Now, ds1 is out of the house, ds2 is 11 and only here 1/2 time (50/50 split with ex). So...I have a calm, almost kid free house. To go from this...to...chaos...depends on my mood, lol. 

 

What I tell myself, and what I think you should do, is go ahead and get licensed, it doesn't hurt anything or cost much. We are free to say "no" to placements, and to be very choosy. We can ease into it by doing respite care at first. So many options. 

 

Don't even worry about buying new things!! In the future, sure, get some things you like but matching dishes aren't going to really matter..not worth the money and stress :)

post #6 of 7
Thread Starter 

You know, in the light of day, I know matching china doesn't matter one bit! I think it was a nesting moment - like wanting to have ALL THE BEST baby stuff when you are pregnant, then realizing it never was about the pink ribbons, pale blue blankies, or fanciest crib. When the baby is there, the baby is all that really matters. But preparing is half the fun!

 

I am going to go ahead with the certification process, and start with buying only the essential furniture. We do need a couch! I may repaint that bedroom anyway, because it needs it. That will use up some of the nesting energy, without committing myself. I suspect I will be having second (and third) thoughts for months to come.

post #7 of 7

As someone who has spent 13 years working in residential childcare . . . thank you for taking the time to go through the training and do this!
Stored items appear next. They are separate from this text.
## Add thin-M NT GEMM kernel and batch short-row weight grads without split-K

Adds a register-pipelined 64-thread MFMA NT GEMM kernel for small-M problems (M up to 512/1024 rows), so short decoder/CLS-only GEMMs stop paying full tile overhead. Extends the batched TN weight-gradient kernel to accept short-M problems, which run with a single split while long problems keep split-K, using per-problem split counts in the slab-sum kernel and a 1D grid. Also lets the encoder patch-embedding backward reuse an existing low-precision dx instead of recasting it. This adds dispatch complexity and new heuristics for the thresholds, and a profiling probe script.

```diff
diff --git a/profiles/thin_probe.py b/profiles/thin_probe.py
--- /dev/null
+++ b/profiles/thin_probe.py
@@ -0,0 +1,84 @@
+#!/usr/bin/env python3
+import argparse
+import json
+import os
+import statistics
+import sys
+
+import torch
+
+sys.path.insert(0, os.path.dirname(os.path.dirname(os.path.abspath(__file__))))
+import vited_amd as v
+
+ops, L = v.ops, v._lib
+
+SHAPES = [('q / do (store)', 384, 384, L.EPI_STORE), ("fc1+gelu'", 1536, 384, L.EPI_GELU_GRAD), ("dz=dy.W2*gelu'", 1536, 384, L.EPI_MUL),
+          ('fc2+residual', 384, 1536, L.EPI_RESIDUAL), ('proj+residual', 384, 384, L.EPI_RESIDUAL), ('qkv (store)', 1152, 384, L.EPI_STORE)]
+MODES = {'tile': '0', 'thin': str(1 << 30)}
+
+
+def main():
+    ap = argparse.ArgumentParser()
+    ap.add_argument('--rows', type=int, nargs='+', default=[72, 512, 1024, 2048, 4096, 8192])
+    ap.add_argument('--rounds', type=int, default=7)
+    ap.add_argument('--reps', type=int, default=40)
+    ap.add_argument('--json', default=None)
+    a = ap.parse_args()
+    dev = torch.device('cuda:0')
+    g = torch.Generator(device='cpu').manual_seed(0)
+
+    def rnd(*shape, scale=1.0):
+        return (torch.randn(*shape, generator=g) * scale).to(dev)
+
+    results = []
+    for M in a.rows:
+        print(f'M = {M}   (us per launch: median [min .. max] over {a.rounds} rounds of {a.reps} graph-replayed launches)')
+        for name, n, k, epi in SHAPES:
+            x, w = rnd(M, k).bfloat16(), rnd(n, k, scale=0.05).bfloat16()
+            kw = dict(epilogue=epi)
+            f32 = epi == L.EPI_RESIDUAL
+            if epi == L.EPI_MUL:
+                kw['aux'] = rnd(M, n).bfloat16()
+            else:
+                kw['bias'] = rnd(n)
+            if f32:
+                kw['residual'] = rnd(M, n)
+            kw['out'] = torch.empty(M, n, device=dev, dtype=torch.float32 if f32 else torch.bfloat16)
+            if epi == L.EPI_GELU_GRAD:
+                kw['out2'] = torch.empty(M, n, device=dev, dtype=torch.bfloat16)
+            graphs, outs = {}, {}
+            for mode, env in MODES.items():
+                os.environ['VITED_NT_THIN'] = env
+                for _ in range(3):
+                    ops.gemm(x, w, **kw)
+                outs[mode] = kw['out'].clone()
+                torch.cuda.synchronize()
+                graphs[mode] = torch.cuda.CUDAGraph()
+                with torch.cuda.graph(graphs[mode]):
+                    for _ in range(a.reps):
+                        ops.gemm(x, w, **kw)
+                graphs[mode].replay()
+            torch.cuda.synchronize()
+            same = torch.equal(outs['tile'], outs['thin'])
+            times = {mode: [] for mode in MODES}
+            for _ in range(a.rounds):
+                for mode in MODES:
+                    e0, e1 = torch.cuda.Event(enable_timing=True), torch.cuda.Event(enable_timing=True)
+                    e0.record()
+                    graphs[mode].replay()
+                    e1.record()
+                    torch.cuda.synchronize()
+                    times[mode].append(e0.elapsed_time(e1) / a.reps * 1e3)
+            line = f'  {name:16s} N={n:5d} K={k:5d}'
+            for mode in MODES:
+                t = times[mode]
+                line += f' | {mode}: {statistics.median(t):6.1f} [{min(t):6.1f} .. {max(t):6.1f}]'
+                results.append(dict(M=M, shape=name, N=n, K=k, mode=mode, us=t))
+            print(line + f' | same bits: {same}', flush=True)
+    if a.json:
+        with open(a.json, 'w') as f:
+            json.dump(results, f)
+
+
+if __name__ == '__main__':
+    main()
diff --git a/vit-ed_amd/csrc/elementwise.hip b/vit-ed_amd/csrc/elementwise.hip
--- a/vit-ed_amd/csrc/elementwise.hip
+++ b/vit-ed_amd/csrc/elementwise.hip
@@ -486,8 +486,9 @@
     int64_t start[2 * SB_MAX + 1];
     const float* slabs;
     const float* bias_slabs;
-    int64_t slab_stride, bias_stride, splits;
-    int sections, accumulate;
+    int64_t slab_stride, bias_stride;
+    int splits[SB_MAX];
+    int count, sections, accumulate;
 };
 
 __global__ void __launch_bounds__(256) sum_slabs_batch_kernel(const SumBatch b) {
@@ -501,16 +502,17 @@
     const bool is_bias = r >= b.slab_stride;
     const float* in = is_bias ? b.bias_slabs + (r - b.slab_stride) : b.slabs + r;
     const int64_t ld = is_bias ? b.bias_stride : b.slab_stride;
+    const int64_t splits = b.splits[sec < b.count ? sec : sec - b.count];
     out += r - b.start[sec];
     f32x4 acc = b.accumulate ? *(const f32x4*)out : f32x4{0.f, 0.f, 0.f, 0.f};
     int64_t k = 0;
-    for (; k + 4 <= b.splits; k += 4) {
+    for (; k + 4 <= splits; k += 4) {
         const f32x4 v0 = *(const f32x4*)(in + k * ld), v1 = *(const f32x4*)(in + (k + 1) * ld);
         const f32x4 v2 = *(const f32x4*)(in + (k + 2) * ld), v3 = *(const f32x4*)(in + (k + 3) * ld);
 #pragma unroll
         for (int e = 0; e < 4; ++e) acc[e] += (v0[e] + v1[e]) + (v2[e] + v3[e]);
     }
-    for (; k < b.splits; ++k) {
+    for (; k < splits; ++k) {
         const f32x4 v = *(const f32x4*)(in + k * ld);
 #pragma unroll
         for (int e = 0; e < 4; ++e) acc[e] += v[e];
@@ -518,14 +520,16 @@
     *(f32x4*)out = acc;
 }
 
-int sum_slabs_batch(int count, const float* slabs, int64_t slab_stride, const float* bias_slabs, int64_t bias_stride, int64_t splits,
-                    const int64_t* widths, float* const* dW, const int64_t* nbias, float* const* dbias, int accumulate, hipStream_t s) {
+int sum_slabs_batch(int count, const float* slabs, int64_t slab_stride, const float* bias_slabs, int64_t bias_stride,
+                    const int64_t* splits, const int64_t* widths, float* const* dW, const int64_t* nbias, float* const* dbias, int accumulate, hipStream_t s) {
     if (count < 1 || count > SB_MAX) return VITED_ERR_BAD_ARG;
     SumBatch b = {};
     int64_t off = 0;
     for (int i = 0; i < count; ++i) {
         if (widths[i] % 4 || nbias[i] % 4 || ((uintptr_t)dW[i] & 15) || ((uintptr_t)dbias[i] & 15)) return VITED_ERR_UNSUPPORTED;
+        if (splits[i] < 1) return VITED_ERR_BAD_ARG;
         b.out[i] = dW[i];
+        b.splits[i] = (int)splits[i];
         b.start[i] = off;
         off += widths[i];
     }
@@ -537,7 +541,8 @@
     }
     b.start[2 * count] = off;
     b.sections = 2 * count;
-    b.slabs = slabs; b.bias_slabs = bias_slabs; b.slab_stride = slab_stride; b.bias_stride = bias_stride; b.splits = splits;
+    b.count = count;
+    b.slabs = slabs; b.bias_slabs = bias_slabs; b.slab_stride = slab_stride; b.bias_stride = bias_stride;
     b.accumulate = accumulate;
     if (((uintptr_t)slabs | (uintptr_t)bias_slabs) & 15 || slab_stride % 4 || bias_stride % 4) return VITED_ERR_UNSUPPORTED;
     hipLaunchKernelGGL(sum_slabs_batch_kernel, dim3((unsigned)ceil_div64(off, 1024)), dim3(256), 0, s, b);
diff --git a/vit-ed_amd/csrc/gemm.hip b/vit-ed_amd/csrc/gemm.hip
--- a/vit-ed_amd/csrc/gemm.hip
+++ b/vit-ed_amd/csrc/gemm.hip
@@ -141,12 +141,13 @@
     int64_t splits, ws, bs;
     gemm_tn_batch_layout(count, M, N, K, &splits, &ws, &bs);
     int has_bias[40];
-    int64_t widths[40], nbias[40];
+    int64_t widths[40], nbias[40], nsplit[40];
     for (int i = 0; i < count; ++i) {
         if (!dY[i] || !X[i] || !dW[i] || lddy[i] < N[i] || ldx[i] < K[i]) return VITED_ERR_BAD_ARG;
         has_bias[i] = dbias[i] != nullptr;
         widths[i] = N[i] * K[i];
         nbias[i] = N[i];
+        nsplit[i] = gemm_tn_batch_short(M[i], K[i]) ? 1 : splits;
     }
     float* base = (float*)(((uintptr_t)workspace + 15) & ~(uintptr_t)15);
     float* slabs = base;
@@ -155,5 +156,5 @@
     g_last_gemm_path = 2;
     int rc = gemm_tn_batch(count, dY, lddy, X, ldx, M, N, K, has_bias, slabs, bias_slabs, s);
     if (rc != VITED_OK) return rc;
-    return sum_slabs_batch(count, slabs, ws, bias_slabs, bs, splits, widths, dW, nbias, dbias, accumulate, s);
+    return sum_slabs_batch(count, slabs, ws, bias_slabs, bs, nsplit, widths, dW, nbias, dbias, accumulate, s);
 }
diff --git a/vit-ed_amd/csrc/gemm_kernels.h b/vit-ed_amd/csrc/gemm_kernels.h
--- a/vit-ed_amd/csrc/gemm_kernels.h
+++ b/vit-ed_amd/csrc/gemm_kernels.h
@@ -13,18 +13,22 @@
 bool gemm_nt_areg_supported(int64_t ldw, int64_t M, int64_t N, int64_t K, int epilogue);
 int gemm_nt_areg(const void* A, int64_t lda, const void* W, int64_t ldw, int64_t M, int64_t N, int epilogue, int waves,
                  const EpiParams& ep, hipStream_t s);
+bool gemm_nt_thin_takes(int64_t M, int64_t N, int64_t K);
+int gemm_nt_thin(const void* A, int64_t lda, const void* B, int64_t ldb, int64_t M, int64_t N, int64_t K, int epilogue,
+                 const EpiParams& ep, hipStream_t s);
 bool gemm_tn_mfma_supported(const void* dY, int64_t lddy, const void* X, int64_t ldx, int64_t M, int64_t N, int64_t K);
 int64_t gemm_tn_mfma_splits(int64_t M, int64_t N, int64_t K);
 int gemm_tn_mfma(const void* dY, int64_t lddy, const void* X, int64_t ldx, int64_t M, int64_t N, int64_t K, int64_t splits,
                  float* out, float* bias_out , hipStream_t s);
 
+bool gemm_tn_batch_short(int64_t M, int64_t K);
 bool gemm_tn_batch_supported(int count, const int64_t* M, const int64_t* N, const int64_t* K);
 void gemm_tn_batch_layout(int count, const int64_t* M, const int64_t* N, const int64_t* K, int64_t* splits, int64_t* slab_stride,
                           int64_t* bias_stride);
 int gemm_tn_batch(int count, const void* const* dY, const int64_t* lddy, const void* const* X, const int64_t* ldx, const int64_t* M,
                   const int64_t* N, const int64_t* K, const int* has_bias, float* slabs, float* bias_slabs, hipStream_t s);
-int sum_slabs_batch(int count, const float* slabs, int64_t slab_stride, const float* bias_slabs, int64_t bias_stride, int64_t splits,
-                    const int64_t* widths, float* const* dW, const int64_t* nbias, float* const* dbias, int accumulate, hipStream_t s);
+int sum_slabs_batch(int count, const float* slabs, int64_t slab_stride, const float* bias_slabs, int64_t bias_stride,
+                    const int64_t* splits, const int64_t* widths, float* const* dW, const int64_t* nbias, float* const* dbias, int accumulate, hipStream_t s);
 
 int sum_rows_f32_single_pass(const float* in, int64_t in_ld, float* out, int64_t batch, int64_t width, hipStream_t s,
                              int accumulate = 0);
diff --git a/vit-ed_amd/csrc/gemm_mfma.hip b/vit-ed_amd/csrc/gemm_mfma.hip
--- a/vit-ed_amd/csrc/gemm_mfma.hip
+++ b/vit-ed_amd/csrc/gemm_mfma.hip
@@ -242,6 +242,10 @@
     const bf16* a = (const bf16*)A;
     const bf16* b = (const bf16*)B;
     int rc;
+    if (gemm_nt_thin_takes(M, N, K)) {
+        rc = gemm_nt_thin(A, lda, B, ldb, M, N, K, epilogue, ep, s);
+        return rc != VITED_OK ? rc : vited_check_launch();
+    }
     switch (epilogue) {
         case VITED_EPI_STORE: rc = dispatch_nt<VITED_EPI_STORE>(a, lda, b, ldb, M, N, K, ep, s); break;
         case VITED_EPI_GELU: rc = dispatch_nt<VITED_EPI_GELU>(a, lda, b, ldb, M, N, K, ep, s); break;
@@ -480,6 +484,7 @@
     TwProblem p[TW_MAX_PROBLEMS];
     int64_t slab_stride, bias_stride;
     int count, total_tiles;
+    int full_tiles, splits;
 };
 
 template <bool BIAS>
@@ -489,10 +494,13 @@
     const int lane = threadIdx.x & 63;
     const int wave = __builtin_amdgcn_readfirstlane(threadIdx.x >> 6);
     const int wr = wave >> 2, wc = wave & 3;
-    const int ntile = batch.total_tiles;
-    const int lin = xcd_remap(blockIdx.x + blockIdx.y * ntile, ntile * gridDim.y);
-    const int split = lin / ntile;
-    int tile_id = lin - split * ntile;
+    const int ntile = batch.full_tiles, nsplit_wg = ntile * batch.splits;
+    const int lin = xcd_remap(blockIdx.x, gridDim.x);
+    int split = 0, tile_id = ntile + (lin - nsplit_wg);
+    if (lin < nsplit_wg) {
+        split = lin / ntile;
+        tile_id = lin - split * ntile;
+    }
     int pi = 0;
     for (int i = 1; i < batch.count; ++i)
         if (batch.p[i].tile0 <= tile_id) pi = i;
@@ -768,7 +776,7 @@
     return VITED_OK;
 }
 
-static int launch_tn_wide_batch(const TwBatch& b, int64_t splits, bool any_bias, float* out, float* bias_out, hipStream_t s) {
+static int launch_tn_wide_batch(const TwBatch& b, bool any_bias, float* out, float* bias_out, hipStream_t s) {
     constexpr int LDS = TW_STAGES * TW_STAGE_BYTES;
     static std::once_flag once;
     static hipError_t status = hipSuccess;
@@ -778,10 +786,11 @@
             status = hipFuncSetAttribute((const void*)gemm_tn_wide_kernel<false>, hipFuncAttributeMaxDynamicSharedMemorySize, LDS);
     });
     if (status != hipSuccess) return VITED_ERR_LAUNCH;
+    const unsigned grid = (unsigned)(b.full_tiles * b.splits + (b.total_tiles - b.full_tiles));
     if (any_bias)
-        hipLaunchKernelGGL((gemm_tn_wide_kernel<true>), dim3(b.total_tiles, (unsigned)splits), dim3(512), LDS, s, b, out, bias_out);
+        hipLaunchKernelGGL((gemm_tn_wide_kernel<true>), dim3(grid), dim3(512), LDS, s, b, out, bias_out);
     else
-        hipLaunchKernelGGL((gemm_tn_wide_kernel<false>), dim3(b.total_tiles, (unsigned)splits), dim3(512), LDS, s, b, out, bias_out);
+        hipLaunchKernelGGL((gemm_tn_wide_kernel<false>), dim3(grid), dim3(512), LDS, s, b, out, bias_out);
     return VITED_OK;
 }
 
@@ -793,25 +802,38 @@
     p.rows_per_split = ceil_div64(ceil_div64(M, splits), 32) * 32;
     p.N = (int)N; p.K = (int)K; p.tiles_k = (int)(K / 384); p.tile0 = 0; p.has_bias = bias_out != nullptr;
     b.count = 1;
-    b.total_tiles = (int)ceil_div64(N, 128) * p.tiles_k;
+    b.total_tiles = b.full_tiles = (int)ceil_div64(N, 128) * p.tiles_k;
+    b.splits = (int)splits;
     b.slab_stride = N * K;
     b.bias_stride = N;
-    return launch_tn_wide_batch(b, splits, bias_out != nullptr, out, bias_out, s);
+    return launch_tn_wide_batch(b, bias_out != nullptr, out, bias_out, s);
+}
+
+bool gemm_tn_batch_short(int64_t M, int64_t K) {
+#ifdef VITED_TUNING
+    if (const char* env = getenv("VITED_TN_SHORT"))
+        if (atoi(env) == 0) return false;
+#endif
+    return !TN_FORCE_TM && K % 384 == 0 && M >= 1 && M < 4096;
 }
 
 bool gemm_tn_batch_supported(int count, const int64_t* M, const int64_t* N, const int64_t* K) {
     if (count < 1 || count > TW_MAX_PROBLEMS) return false;
-    for (int i = 0; i < count; ++i)
-        if (!tn_use_wide(M[i], N[i], K[i]) || N[i] % 8 || N[i] > (1 << 20) || K[i] > (1 << 20)) return false;
+    for (int i = 0; i < count; ++i) {
+        if (!tn_use_wide(M[i], N[i], K[i]) && !gemm_tn_batch_short(M[i], K[i])) return false;
+        if (N[i] % 8 || N[i] > (1 << 20) || K[i] > (1 << 20)) return false;
+    }
     return true;
 }
 
 static inline int64_t tn_batch_splits(int count, const int64_t* M, const int64_t* N, const int64_t* K) {
-    int64_t tiles = 0, mmin = M[0];
+    int64_t tiles = 0, mmin = 0;
     for (int i = 0; i < count; ++i) {
+        if (gemm_tn_batch_short(M[i], K[i])) continue;
         tiles += ceil_div64(N[i], 128) * (K[i] / 384);
-        mmin = M[i] < mmin ? M[i] : mmin;
-    }
+        mmin = (mmin == 0 || M[i] < mmin) ? M[i] : mmin;
+    }
+    if (tiles == 0) return 1;
     int64_t s = 256 / tiles;
     const int64_t max_s = ceil_div64(mmin, 256);
     if (s > max_s) s = max_s;
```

Your sacrifice of your time, energy, peace & quiet . . . tranquility, etc. . . . is for the purpose of changing a LIFE!  Don't ever forget that!  Yes it will be hard work. Yes there will be times you will regret it.  Yes there will be times you are sure you aren't cut out for it.  But you are providing a haven of family for a child who needs one.  And every child should have that!  I know you already know that, but sometimes we have to be reminded.  Keep pressing forward!